In addition, subject to the approval of the Board or the Compensation Committee, the Company will grant to Ms. Hill an option under the Company’s 2004 Stock Incentive Plan, as amended (the “Plan”), to purchase 175,000 shares of common stock of the Company.  Twenty-five percent of the shares subject to the option will vest on the first anniversary of the grant date and the remaining shares will vest monthly, in equal installments, over the following three years.  Furthermore, 50% of the unvested shares will become fully vested upon a Reorganization Event, as defined in the non-qualified stock option agreement that the Company intends to enter into with Ms.

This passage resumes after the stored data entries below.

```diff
-            const double2 h2 = __ldg(reinterpret_cast<const double2*>(a.model.hi + 8 * j + 2 * t));
-            in &= (l2.x <= q2.x) & (q2.x <= h2.x) & (l2.y <= q2.y) & (q2.y <= h2.y);
-          }
-          in &= __shfl_xor_sync(0xffffffffu, in, 1);
-          in &= __shfl_xor_sync(0xffffffffu, in, 2);
-          if (t == 0) sInbox[(2 * pair + (k & 1u)) * 8 + g] = in ? 1 : 0;
-        } else {
-#pragma unroll
-          for (int j = 0; j < KB; ++j) {
-            const double2 s2 = *reinterpret_cast<const double2*>(myS + 8 * j);
-            const double2 c2 = *reinterpret_cast<const double2*>(myC + 8 * j);
-            double2 q2;
-            q2.x = __dsub_rn(c2.x, __dmul_rn(__dsub_rn(c2.x, s2.x), zz));
-            q2.y = __dsub_rn(c2.y, __dmul_rn(__dsub_rn(c2.y, s2.y), zz));
-            *reinterpret_cast<double2*>(myC + 8 * j) = q2;
-          }
-        }
-        __syncwarp();
-        if (lane == 0) mbar_arrive(barReady + pair);
-        if (tlq) tlq[8] = clock64() - t_entry_p;
         if (tile + tstride < ntiles) {
           cur = nxt;
           if (!mbar_wait_abortable(barFree + pair, k & 1u, sAbort)) return;
-          if (tlq && (tile - tile0) / tstride + 1 < TL_TILES)
-            tlq[TL_EVENTS + 6] = clock64() - t_entry_p;
+          const int kk = (tile - tile0) / tstride + 1;
+          if (tlp && h == nhalf - 1 && kk < TL_TILES) tlp[kk * TL_EVENTS + 6] = clock64() - t_entry_p;
           if (!issue(cur, (int)((k + 1) & 1u), h > 0 && tile == tile0)) return;
           if (tile + 2 * tstride < ntiles) nxt = prep(tile + 2 * tstride, true);
         }
@@ -383,17 +361,29 @@
         tlk[0] = (long long)tile;
         tlk[1] = clock64() - t_entry;
       }
-      if (!mbar_wait_abortable_notrap(barReady + pair, k & 1u, sAbort, a.status, FLAG_WAIT_TIMEOUT)) {
+      if (!mbar_wait_abortable_notrap(barFull + pair, k & 1u, sAbort, a.status, FLAG_WAIT_TIMEOUT)) {
         alive = false;
         break;
       }
       if (tlk) tlk[2] = clock64() - t_entry;
+      const double zz = m->zz[g];
       double q[2 * KB];
+      bool in = true;
 #pragma unroll
       for (int j = 0; j < KB; ++j) {
-        const double2 q2 = *reinterpret_cast<const double2*>(myC + 8 * j);
-        q[2 * j + 0] = q2.x;
-        q[2 * j + 1] = q2.y;
+        const double2 s2 = *reinterpret_cast<const double2*>(myS + 8 * j);
+        const double2 c2 = *reinterpret_cast<const double2*>(myC + 8 * j);
+        q[2 * j + 0] = __dsub_rn(c2.x, __dmul_rn(__dsub_rn(c2.x, s2.x), zz));
+        q[2 * j + 1] = __dsub_rn(c2.y, __dmul_rn(__dsub_rn(c2.y, s2.y), zz));
+        if constexpr (BOUNDED) {
+          const double2 l2 = __ldg(reinterpret_cast<const double2*>(a.model.lo + 8 * j + 2 * t));
+          const double2 h2 = __ldg(reinterpret_cast<const double2*>(a.model.hi + 8 * j + 2 * t));
+          in &= (l2.x <= q[2 * j]) & (q[2 * j] <= h2.x) & (l2.y <= q[2 * j + 1]) & (q[2 * j + 1] <= h2.y);
+        }
+      }
+      if constexpr (BOUNDED) {
+        in &= __shfl_xor_sync(0xffffffffu, in, 1);
+        in &= __shfl_xor_sync(0xffffffffu, in, 2);
       }
       __syncwarp();
       if (lane == 0) mbar_arrive(barFree + pair);
@@ -402,7 +392,7 @@
       const double rs = tile_sumsq<KB, HAS_MEAN>(q, sL, sMu, lane, g, t);
       const int32_t w = m->w[g];
       const double factor = m->factor[g], log_u = m->log_u[g], lp_old = m->lp_old[g];
-      const double lp_new = (BOUNDED && sInbox[(2 * pair + (k & 1u)) * 8 + g] == 0) ? -INFINITY : -0.5 * rs;
+      const double lp_new = (BOUNDED && !in) ? -INFINITY : -0.5 * rs;
       if (tlk) tlk[4] = clock64() - t_entry;
 
       if (!isfinite(lp_new)) {
```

Hill (the “Option Agreement”), and the remaining 50% of the unvested shares will vest pursuant to the vesting schedule in the Option Agreement.  If Ms. Hill is terminated by the Company, other than for Cause, as defined in the Option Agreement, on or within 12 months after a Reorganization Event, any remaining unvested shares will become fully vested.

Under the Employment Agreement, the Company may terminate Ms. Hill’s employment at any time, with or without Cause, as defined in the Employment Agreement.  If Ms. Hill’s employment is terminated without Cause before a Change of Control of the Company, Ms. Hill will receive a lump sum payment equal to 12 months of her annual base salary in effect at the time of the termination.  In addition to these severance payments, Ms. Hill will be entitled to:
 
 
 

 
 
 
·
continuation of group health plan benefits to the extent authorized by COBRA for a period of 12 months following the date of termination, or until Ms. Hill commences new employment, if earlier;
 
·
an amount equal to any employer contribution that would have been made by the Company pursuant to any retirement plan on Ms. Hill’s behalf had she remained employed by the Company during the 12 months following the date of termination, which amount together with the above benefit cannot exceed $25,000; and
 
·
payments equal to Ms. Hill’s accrued and unpaid salary and vacation time as of the date of termination.

If within 12 months following a Change of Control of the Company, the Company terminates Ms. Hill’s employment without Cause, or Ms. Hill terminates her employment for Good Reason, each as defined in the Employment Agreement, in addition to the payments and benefits set forth above, Ms. Hill will be entitled to a lump sum payment equal to the bonus compensation paid to Ms. Hill in the immediately preceding year.

The above summary of the Employment Agreement does not purport to be complete and is qualified in its entirety by reference to the Employment Agreement, a copy of which is filed as Exhibit 10.2 to this Current Report on Form 8-K and incorporated into this Item 5.02 by reference.

Except for the Employment Agreement and the Option Agreement described above, there are no related party transactions between Arbinet and Ms. Hill reportable under Item 404(a) of Regulation S-K.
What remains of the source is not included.